Whether this is the result of her other problems, we will probably never know. But it’s this illness that causes the most havoc on our sweet girl.
This year Lizzy has been having more and more manic episodes. She’s been shredding her dresses, taking apart her shoes, having nightmares about monsters, and remaining so frightened of the monsters that she can’t sleep at night. She also has been emptying out bottles of shampoo faster than we can buy them. I won’t mention what she does to our deodorants, but suffice it say, we have the nicest smelling bathroom grout in the neighborhood.
We have exhausted every hiding place in our house for the shampoo and deodorant and have been storing them in my husband’s car.
When we ask her why she is doing this, she tells us she doesn’t know. I have cut bags of fabric for her to shred. When she started “redecorating” her school bus by ripping her seat, I started my mornings covering shoe boxes with duct tape for her to pick at instead.
We have gone through seven dresses, five pairs of leggings, three pairs of shoes, countless bottles of shampoo, and innumerable sticks of deodorant. She has gone days at a time with little or no sleep, and we have had to change and adjust her meds several times.

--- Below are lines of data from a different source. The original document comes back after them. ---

# zzbuzzard/PATHS

Hardware: AMD Instinct MI355X
Metric: slides_per_sec_5level_K2048_D1024 (higher is better)
Workload: dtype f32 (products as 2 fp16 planes per operand = 22 bits, 3 fp16 MFMAs per block, fp32 accumulate); 1 GPU; 5-level PATHS recursion (forward, eval): K=2048 patches/level (level-0 grid 32x64, top_k 512, 10% background), D=1024 features, trans_dim 128 x 4 heads x 2 layers, LSTM ctx 256; 8 HBM-resident slides per GPU; slides_per_gpu=8, global_batch=8, levels=5, resident_batches_rotated=3, parallelism=slide-sharded x1 (no data-path collective)

## Files before the change

include/paths_hip.h:

```cpp
#ifndef PATHS_HIP_H
#define PATHS_HIP_H

#include <stddef.h>
#include <stdint.h>

#ifdef __cplusplus
extern "C" {
#endif

typedef void* paths_stream_t;

const char* paths_last_error(void);
const char* paths_build_info(void);
int paths_abi_version(void);

void* paths_event_create(void);
void* paths_stream_create_masked(const uint32_t* cu_mask, int words);
int paths_event_destroy(void* event);
int paths_stream_wait(paths_stream_t dst, paths_stream_t src, void* event);
int paths_set_stop_event(void* event);
int paths_flush_stop_event(paths_stream_t src);
int paths_stop_event_pending(void);
int paths_clear_stop_event(void);
int paths_record_event(void* event, paths_stream_t stream);
int paths_stream_wait_event(paths_stream_t dst, void* event);
int paths_memset_zero(void* p, size_t bytes, paths_stream_t stream);

int paths_lstm_cell(const float* x, int64_t ldx, const float* h0, int64_t ldh0, const float* c0, int64_t ldc0,
                    const float* w_gates, const float* b_gates, const float* w_mem, const float* b_mem,
                    float* state_out, int64_t ldso, float* y, int64_t ldy, float* ws_o, float* save_frm, float* save_tc,
                    const float* hp, const int* hp_row,
                    int M, int D, int Hc, const int64_t* num_ims, int rows_per_slide, int phases, paths_stream_t stream);

int paths_pe_table(const float* div_term, int pe_mode, int d, int rows, float* out, paths_stream_t stream);
int paths_importance_proj(const float* y, int64_t ldy, const float* w_ip, const float* b1, const float* w2, const float* b2 ,
                          const float* bp, const float* special, const float* div_term, const float* pe_table, int pe_rows,
                          const int64_t* locs,
                          const int64_t* num_ims, int rows_per_slide, int patch_size, int pe_mode, int imp_mul,
                          float* importance, float* tokens, float* save_hid, float* save_pproj, int M, int D, int Hi, int d,
                          int skip_padding, paths_stream_t stream);

int64_t paths_x6_packed_bytes(int Npad, int K, int planes);
int paths_x6_pack_weights(const float* w, int64_t ldw, void* out, int N, int Npad, int K, int planes, float w_scale,
                          paths_stream_t stream);
int paths_x6_pack_weights_t(const float* w, int64_t ldw, void* out, int N, int Npad, int K, int Kvalid, int planes, paths_stream_t stream);
int paths_lstm_cell_x6(const float* x, int64_t ldx, const int64_t* x_rows, const float* h0, int64_t ldh0, const float* c0, int64_t ldc0,
                       const void* w_gates_x6, const float* b_gates, const void* w_mem_x6, const float* b_mem,
                       float* state_out, int64_t ldso, float* y, int64_t ldy, float* ws_o, float* save_frm, float* save_tc,
                       const float* hp, const int* hp_row,
                       int M, int D, int Hc, const int64_t* num_ims, int rows_per_slide, int phases,
                       int planes, float wg_scale, float wm_scale, float a_scale, paths_stream_t stream);
int paths_lstm_cell_x6_h16(const float* x, int64_t ldx, const int64_t* x_rows, const float* h0, int64_t ldh0, const float* c0, int64_t ldc0,
                           const void* w_gates_x6, const float* b_gates, const void* w_mem_x6, const float* b_mem,
                           float* state_out, int64_t ldso, float* y, int64_t ldy, float* ws_o, float* save_frm, float* save_tc,
                           const float* hp, const int* hp_row,
                           int M, int D, int Hc, const int64_t* num_ims, int rows_per_slide, int phases,
                           int planes, float wg_scale, float wm_scale, float a_scale, paths_stream_t stream);
int paths_importance_proj_x6(const float* y, int64_t ldy, const int64_t* y_rows, const float* y_add, int64_t ldya, const void* w_ip_x6, const float* b1, const float* w2, const float* b2 ,
                             const float* bp, const float* special, const float* div_term, const float* pe_table, int pe_rows,
                             const int64_t* locs,
                             const int64_t* num_ims, int rows_per_slide, int patch_size, int pe_mode, int imp_mul,
                             float* importance, float* tokens, float* save_hid, float* save_pproj, int M, int D, int Hi, int d,
                             int skip_padding, int planes, float w_scale, float a_scale, float* splitk_ws, paths_stream_t stream);
int paths_importance_proj_x6_h16(const float* y, int64_t ldy, const int64_t* y_rows, const float* y_add, int64_t ldya, const void* w_ip_x6, const float* b1, const float* w2, const float* b2 ,
                                 const float* bp, const float* special, const float* div_term, const float* pe_table, int pe_rows,
                                 const int64_t* locs,
                                 const int64_t* num_ims, int rows_per_slide, int patch_size, int pe_mode, int imp_mul,
                                 float* importance, float* tokens, float* save_hid, float* save_pproj, int M, int D, int Hi, int d,
                                 int skip_padding, int planes, float w_scale, float a_scale, float* splitk_ws, paths_stream_t stream);
int64_t paths_importance_proj_x6_workspace(int M);
int paths_importance_qkv_x6(const float* y, int64_t ldy, const int64_t* y_rows, const float* y_add, int64_t ldya, const void* w_ip_x6,
                            const float* b1, const float* w2, const float* b2 , const float* bp, const float* special,
                            const float* pe_table, int pe_rows, const int64_t* locs, const int64_t* num_ims, int B, int N,
                            int patch_size, int pe_mode, int imp_mul, float* importance, float* tokens, int D, int skip_padding,
                            float w_scale, float a_scale, float* splitk_ws, const void* w_qkv, const float* bqkv, float s_wqkv,
                            float qscale, void* qkv_images, int phases, int alpha_from_importance, paths_stream_t stream);
int paths_importance_qkv_x6_h16(const float* y, int64_t ldy, const int64_t* y_rows, const float* y_add, int64_t ldya, const void* w_ip_x6,
                                const float* b1, const float* w2, const float* b2 , const float* bp, const float* special,
                                const float* pe_table, int pe_rows, const int64_t* locs, const int64_t* num_ims, int B, int N,
                                int patch_size, int pe_mode, int imp_mul, float* importance, float* tokens, int D, int skip_padding,
                                float w_scale, float a_scale, float* splitk_ws, const void* w_qkv, const float* bqkv, float s_wqkv,
                                float qscale, void* qkv_images, int phases, int alpha_from_importance, paths_stream_t stream);
int paths_gemm_nt_x6(const float* a, int64_t lda, const void* w_x6, int Kpacked, int k0, const float* b, float* out, int64_t ldo,
                     int M, int N, int Npad, int K, int act, const float* residual, int64_t ldr, const float* mask,
                     int64_t ldm, int accumulate, int planes, float w_scale, float a_scale, paths_stream_t stream);
int paths_gemm_add_nt_x6(const float* a, int64_t lda, const int64_t* a_rows, const float* a_add, int64_t ld_add, const void* w_x6, int Kpacked,
                         const float* b, float* out, int64_t ldo, int M, int N, int Npad, int K, int act, const int64_t* num_ims,
                         int rows_per_slide, float w_scale, float a_scale, paths_stream_t stream);
int paths_gemm_add_nt_x6_h16(const float* a, int64_t lda, const int64_t* a_rows, const float* a_add, int64_t ld_add, const void* w_x6, int Kpacked,
                             const float* b, float* out, int64_t ldo, int M, int N, int Npad, int K, int act, const int64_t* num_ims,
                             int rows_per_slide, float w_scale, float a_scale, paths_stream_t stream);
int paths_gemm_rows_nt_x6(const int64_t* a_rows, const void* w_x6, int Kpacked, int k0, float* out, int64_t ldo,
                          int M, int Npad, int K, int planes, float w_scale, float a_scale, paths_stream_t stream);
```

I’m tired and stressed. And I want someone to help my daughter.
If I can’t have that right now, I at least want the professionals who come in contact with Lizzy to treat her like a person.
When I encounter someone, like the physician’s assistant at my daughter’s physical, who can’t recognize the beautiful girl hiding behind all the disabilities, it’s a knife through my heart. It also drives home that sinking feeling that I’m the only one who can protect her in a world that will never quite understand her, give her the respect, and treat her with the dignity all of us have a right to expect.
I also have to remember that at the end of the day, Lizzy is just a young girl who’s trying to find her place in a confusing world. Her disabilities make her personal struggle harder than what most of us will ever encounter. At the end of the day, all I can do is be her guide and hope I’m doing it right and hope that she meets more people along the way who respect her than people who overlook her.